^

Notre classe

27 jours de grève de 59 minutes au Bourget

Les cheminots du Bourget en grève illimitée par période de 59 minutes

Après trois mouvements de grève carrée depuis janvier, les cheminots agents circulation au triage du Bourget sont en grève illimitée par période de 59 minutes par service, depuis le 2 mai. La direction propose un rendez-vous jeudi prochain.

Les cheminots, qui avaient déjà mis en place la modalité de « grève surprise » réinventent aujourd’hui la grève avec des nouvelles modalités, et sont déterminés à aller jusqu’au bout.

Une grève qui démontre créativité et détermination sans faille

Les cheminots du triage du Bourget sont en lutte depuis janvier pour des revendications plus que légitimes. La direction avait d’abord accepté de répondre favorablement à deux revendications importantes, concernant la requalification d’un poste et la non-suppression d’un autre poste. Ces premières avancées étaient le fruit du succès des premières grèves, qui ont été massives avec un taux de plus de 90% de grévistes sur l’ensemble de l’unité opérationnelle du Bourget. Mais la direction a refusé de répondre favorablement à une revendication centrale, celle d’avoir l’équivalent d’un panier repas par mois et par agent. Tout à fait légitimement, les cheminots réunis massivement en assemblée générale ont donc décidé de continuer la lutte et de ne pas baisser les bras.

Plus de 600 heures de retard et de nombreux trains supprimés 

Pour éviter que la direction ne s’organise suffisamment pour pallier les effets de la grève, les cheminots ont décidé de réinventer les modalités de la lutte, et ont commencé, depuis le 2 mai dernier, une grève illimitée par période de 59 minutes par service.

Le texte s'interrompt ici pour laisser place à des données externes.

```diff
@@ -290,18 +308,21 @@
       }
     }
   }
-  __shared__ double s_a[4][27];
-#pragma unroll
-  for (int k = 0; k < 27; ++k) {
-    double v = acc[k];
-#pragma unroll
-    for (int off = 32; off > 0; off >>= 1) v += __shfl_xor(v, off);
-    if (lane == 0) s_a[wave][k] = v;
+  {
+    const int g = lane >> 4, h = (lane >> 3) & 1, c = lane & 7;
+#pragma unroll
+    for (int hi = 0; hi < 2; ++hi) {
+      const int a = g + 4 * hi;
+      const double v = h ? acc[2 + hi] : acc[hi];
+      if (a < 6 && c >= a && c < 7) s_a[wave][h][c == 6 ? 21 + a : a * 6 - a * (a - 1) / 2 + (c - a)] = v;
+    }
   }
   __syncthreads();
-  if (threadIdx.x < 27)
-    partial[27 * (size_t)blockIdx.x + threadIdx.x] =
-        (s_a[0][threadIdx.x] + s_a[1][threadIdx.x]) + (s_a[2][threadIdx.x] + s_a[3][threadIdx.x]);
+  if (threadIdx.x < 27) {
+    const int k = threadIdx.x;
+    partial[27 * (size_t)blockIdx.x + k] = ((s_a[0][0][k] + s_a[0][1][k]) + (s_a[1][0][k] + s_a[1][1][k])) +
+                                           ((s_a[2][0][k] + s_a[2][1][k]) + (s_a[3][0][k] + s_a[3][1][k]));
+  }
 }
 
 __global__ __launch_bounds__(64) void k_ba_images_reduce(BaDev d, const double* __restrict__ partial,
```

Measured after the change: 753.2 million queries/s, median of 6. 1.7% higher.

Après un mois de grève, avec plus de 600 heures de retard, de nombreux trains supprimés, l’impact est bien réel. Les collègues des autres sites, d’autres agents circulation mais aussi des cheminots d’autres corps de métier, commencent à vouloir se renseigner sur la grève, sur les revendications et sur les modalités, se demandant s’ils pourraient se joindre au mouvement. En effet, la possibilité que cette grève s’étende au-delà du triage du Bourget serait un véritable cauchemar pour la direction qui, depuis des années maintenant, met en place une politique qui cherche à diviser les cheminots de différents métiers et établissements, avec un objectif clair : créer les conditions pour mettre en place les réformes prévues.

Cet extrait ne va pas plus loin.